Doctor Shortage: The ‘Bosinism’ Number & 27-Year Increase

by Grace Chen

South Korean Civil Groups Decry “Insufficient” Medical School Expansion Plan

A coalition of South Korean civil society organizations has sharply criticized the government’s plan to increase medical school enrollment by 490 students by 2027, deeming it a politically motivated response that fails to address the looming healthcare crisis posed by the nation’s rapidly aging population. The announcement, made on Thursday, follows a recommendation from the 7th Health and Medical Policy Deliberation Committee for a phased increase, ultimately aiming for 813 additional students after 2030.

The People-Centered Medical Reform Solidarity Conference, representing a broad spectrum of groups including patient organizations, labor unions, and economic justice advocates, issued a statement Friday condemning the decision as prioritizing “political conservativeism” over proactive solutions for a future characterized by a declining birth rate and an aging populace.

“Is the compensation for patients and the public enduring the pain of a medical vacuum for two years after 2024 and for health care workers holding on to medical sites on the verge of collapse only being ‘490 people in 2027’?” a representative of the conference questioned in the statement.
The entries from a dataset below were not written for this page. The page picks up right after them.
## Carry partial near-match batches across tiles to keep wave lanes full

Reads that miss the exact lookup and need a near-match probe were compacted per tile and processed in 64-lane batches, with the final partial batch run at low lane occupancy every tile. Now an incomplete batch is carried in registers into the next tile and only full batches are processed, with one masked flush after the tile loop. Each candidate is moved with a single permute per sub-row instead of one per batch iteration. This cuts the number of underfilled lt_probe/lt_decide passes, in exchange for extra register state kept live across tiles and more complex lane-index logic.

```diff
diff --git a/2fast2q_amd/csrc/f2q_count_kernels.h b/2fast2q_amd/csrc/f2q_count_kernels.h
--- a/2fast2q_amd/csrc/f2q_count_kernels.h
+++ b/2fast2q_amd/csrc/f2q_count_kernels.h
@@ -521,6 +521,22 @@
         }
         n_pend = 0;
     };
+    uint32_t rlo = 0, rhi = 0, n_carry = 0;
+    auto decide_batch = [&](LtPred cm) {
+        const LtProbe q = lt_probe(lt, lt_rec_key(rlo, rhi));
+        U2 e[4];
+#pragma unroll
+        for (int k = 0; k < 4; k++) e[k] = lds_u2(tg + (uint32_t)(k >> 1) * F2Q_LT_SLOTS + 2u * q.b[k]);
+        const LtVerdict v = lt_decide<NEAR>(lt, q, e, lt_rec_forced(rhi), [&](uint32_t bk) { return lds_u2(tg + 2u * bk); });
+        settle();
+        const LtPred perfect = v.perfect & cm, imperfect = v.imperfect & cm;
+        pend_old[0] = 0;
+        if (LT_TRUE(perfect | imperfect)) pend_old[0] = lt_count_add(cnt, v.slot);
+        pend_slot[0] = v.slot;
+        n_pend = 1;
+        w_perfect += (uint32_t)__popcll(perfect);
+        w_imperfect += (uint32_t)__popcll(imperfect);
+    };
     auto decide_tile = [&](const Rows &r) {
         uint32_t bad[4] = {0, 0, 0, 0};
         bool part_fail[4] = {false, false, false, false};
@@ -579,41 +595,36 @@
         n_pend = 4;
         if (!NEAR) return;
         uint32_t pre[5], pos[4];
-        pre[0] = 0;
+        pre[0] = n_carry;
 #pragma unroll
         for (int j = 0; j < 4; j++) {
             const unsigned long long m = __ballot(x[j].batch);
             pos[j] = pre[j] + __builtin_amdgcn_mbcnt_hi((uint32_t)(m >> 32), __builtin_amdgcn_mbcnt_lo((uint32_t)m, 0u));
             pre[j + 1] = pre[j] + (uint32_t)__popcll(m);
         }
-        for (uint32_t lo = 0; lo < pre[4]; lo += 64u) {
+        uint32_t a[4], b[4];
+#pragma unroll
+        for (int j = 0; j < 4; j++) {
+            a[j] = 0; b[j] = 0;
+            if (pre[j] == pre[j + 1]) continue;
+            const int to = (int)(4u * lt_carry_to(pre, j, x[j].batch, pos[j]));
+            a[j] = (uint32_t)__builtin_amdgcn_ds_permute(to, (int)klo[j]);
+            b[j] = (uint32_t)__builtin_amdgcn_ds_permute(to, (int)khi[j]);
+        }
+        uint32_t lo = 0;
+        for (;;) {
             const uint32_t at = lo + lane;
-            uint32_t rlo = 0, rhi = 0;
 #pragma unroll
             for (int j = 0; j < 4; j++) {
-                if (!lt_batch_has(pre, j, lo)) continue;
-                const bool send = x[j].batch && pos[j] - lo < 64u;
-                const int to = (int)(4u * (send ? pos[j] - lo : lt_dump(pre, j, lo)));
-                const uint32_t a = (uint32_t)__builtin_amdgcn_ds_permute(to, (int)klo[j]);
-                const uint32_t b = (uint32_t)__builtin_amdgcn_ds_permute(to, (int)khi[j]);
-                const bool mine = at >= pre[j] && at < pre[j + 1];
-                rlo = mine ? a : rlo; rhi = mine ? b : rhi;
-            }
-            const bool valid = at < pre[4];
-            const LtProbe q = lt_probe(lt, lt_rec_key(rlo, rhi));
-            U2 e[4];
-#pragma unroll
-            for (int k = 0; k < 4; k++) e[k] = lds_u2(tg + (uint32_t)(k >> 1) * F2Q_LT_SLOTS + 2u * q.b[k]);
-            const LtVerdict v = lt_decide<NEAR>(lt, q, e, lt_rec_forced(rhi), [&](uint32_t bk) { return lds_u2(tg + 2u * bk); });
-            settle();
-            const LtPred cm = LT_P(valid), perfect = v.perfect & cm, imperfect = v.imperfect & cm;
-            pend_old[0] = 0;
-            if (LT_TRUE(perfect | imperfect)) pend_old[0] = lt_count_add(cnt, v.slot);
-            pend_slot[0] = v.slot;
-            n_pend = 1;
-            w_perfect += (uint32_t)__popcll(perfect);
-            w_imperfect += (uint32_t)__popcll(imperfect);
-        }
+                if (!lt_carry_has(pre, j, lo)) continue;
+                const bool mine = lt_carry_take(pre, j, at);
+                rlo = mine ? a[j] : rlo; rhi = mine ? b[j] : rhi;
+            }
+            if (pre[4] - lo < 64u) break;
+            decide_batch(LT_P(true));
+            lo += 64u;
+        }
+        n_carry = pre[4] - lo;
     };
 
     const uint32_t stride = gridDim.x * F2Q_LT_WAVES;
@@ -649,6 +660,7 @@
     } else {
         for (; tile < pb.n_tiles; tile += stride) { Rows r; request_tile(r, tile); decide_tile(r); }
     }
+    if (NEAR && n_carry) decide_batch(__ballot(lane < n_carry));
     settle();
     __syncthreads();
     {
diff --git a/2fast2q_amd/csrc/f2q_device.h b/2fast2q_amd/csrc/f2q_device.h
--- a/2fast2q_amd/csrc/f2q_device.h
+++ b/2fast2q_amd/csrc/f2q_device.h
@@ -1376,6 +1376,9 @@
     return e < 64u ? e : (s ? s - 1u : 0u);
 }
 F2Q_HD bool lt_batch_has(const uint32_t (&pre)[5], int j, uint32_t lo) { return pre[j] < lo + 64u && pre[j + 1] > lo; }
+F2Q_HD uint32_t lt_carry_to(const uint32_t (&pre)[5], int j, bool send, uint32_t pos) { return (send ? pos : pre[j + 1]) & 63u; }
+F2Q_HD bool lt_carry_has(const uint32_t (&pre)[5], int j, uint32_t lo) { return pre[j] < pre[j + 1] && lt_batch_has(pre, j, lo); }
+F2Q_HD bool lt_carry_take(const uint32_t (&pre)[5], int j, uint32_t at) { return at >= pre[j] && at < pre[j + 1]; }
 
 F2Q_HD uint32_t funnel_shr(uint32_t hi, uint32_t lo, int sh)
 {
```

After: 176,400, median of 6. No clear change (+0.5%).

The group argued that any government must address the expansion of the doctor workforce as a “national task,” acknowledging the potential need for a more substantial increase – potentially up to 2,000 additional medical school slots – to resolve existing and future healthcare challenges.

The core of the criticism centers on the perceived inadequacy of the proposed increase in the face of demographic realities. According to projections from the National Data Center, South Korea’s population will be more than 20% over the age of 65 by 2025, with a significant surge in deaths, serious illnesses, and chronic diseases expected around 2038 as the baby boomer generation enters their mid-80s. The civil groups contend that the government’s plan fails to adequately prepare for this “multi-death society.”

Furthermore, the organizations point out the significant time lag between increasing medical school enrollment and the availability of qualified specialists. Students entering medical school in 2027 will not begin practicing as specialists until at least 2037, meaning the current plan offers little immediate relief. They also highlighted a previous blockage of a 400-student increase during the Moon Jae-in administration in 2020, suggesting the current 490-student plan is merely a stopgap measure. “This is expected to lead to a medical crisis in 2038. It’s nothing more than a trailer,” the group asserted.

Health and Welfare Minister Jeong Eun-kyung defended the decision, stating the increase reflects 75% of the estimated doctor shortage. The Physician Manpower Supply and Demand Estimation Committee and the Health and Medical Policy Deliberation Committee previously estimated a shortfall of 4,262 to 4,800 doctors by 2037.

However, the civil groups remain skeptical of the estimation process, accusing the government of “political engineering” and “cutting numbers.” They allege that the government preemptively excluded 600 potential students from consideration – including those from public and local medical schools – and imposed limitations on educational conditions to arrive at the lower figure of 490. “The estimation committee has been consumed as an organization that creates justification for cutting numbers, and the correction committee has been reduced to an organization that defends political risks,” the statement read.

Beyond simply increasing the number of doctors, the conference emphasized the need for systemic reforms. They argued that focusing solely on personnel numbers without addressing the underlying issues of regional healthcare disparities and an overburdened hospital system is ineffective. Specifically, they criticized the government’s reliance on a 10-year mandatory service requirement in rural provinces, arguing that simply “pouring manpower into the region” without addressing the fundamental lack of infrastructure – including hospital beds – is akin to “pouring water into a bottomless pot.”

The groups called for comprehensive reforms encompassing medical delivery systems, support for secondary healthcare facilities, strengthened team-based medical infrastructure, reorganization of hospital bed capacity, and reform of the fee-for-service system. They criticized the government for prioritizing dialogue and consensus-building over concrete proposals.

Ultimately, the conference argued that increasing personnel is only a necessary, not sufficient, condition for meaningful medical reform. Without simultaneous improvements to local, essential, and public healthcare, as well as systemic changes to the delivery system and financial policies, any gains will be “repeatedly neutralized.” The government, they claim, has reduced this complex challenge to mere “conflict resolution,” resulting in the inadequate 490-student increase.

The civil groups concluded with a stark warning: the current government will likely not be held accountable when the demographic time bomb explodes, leaving healthcare workers and citizens to bear the brunt of the impending crisis. “The medical crisis that future citizens will have to experience remains a time bomb,” they stated.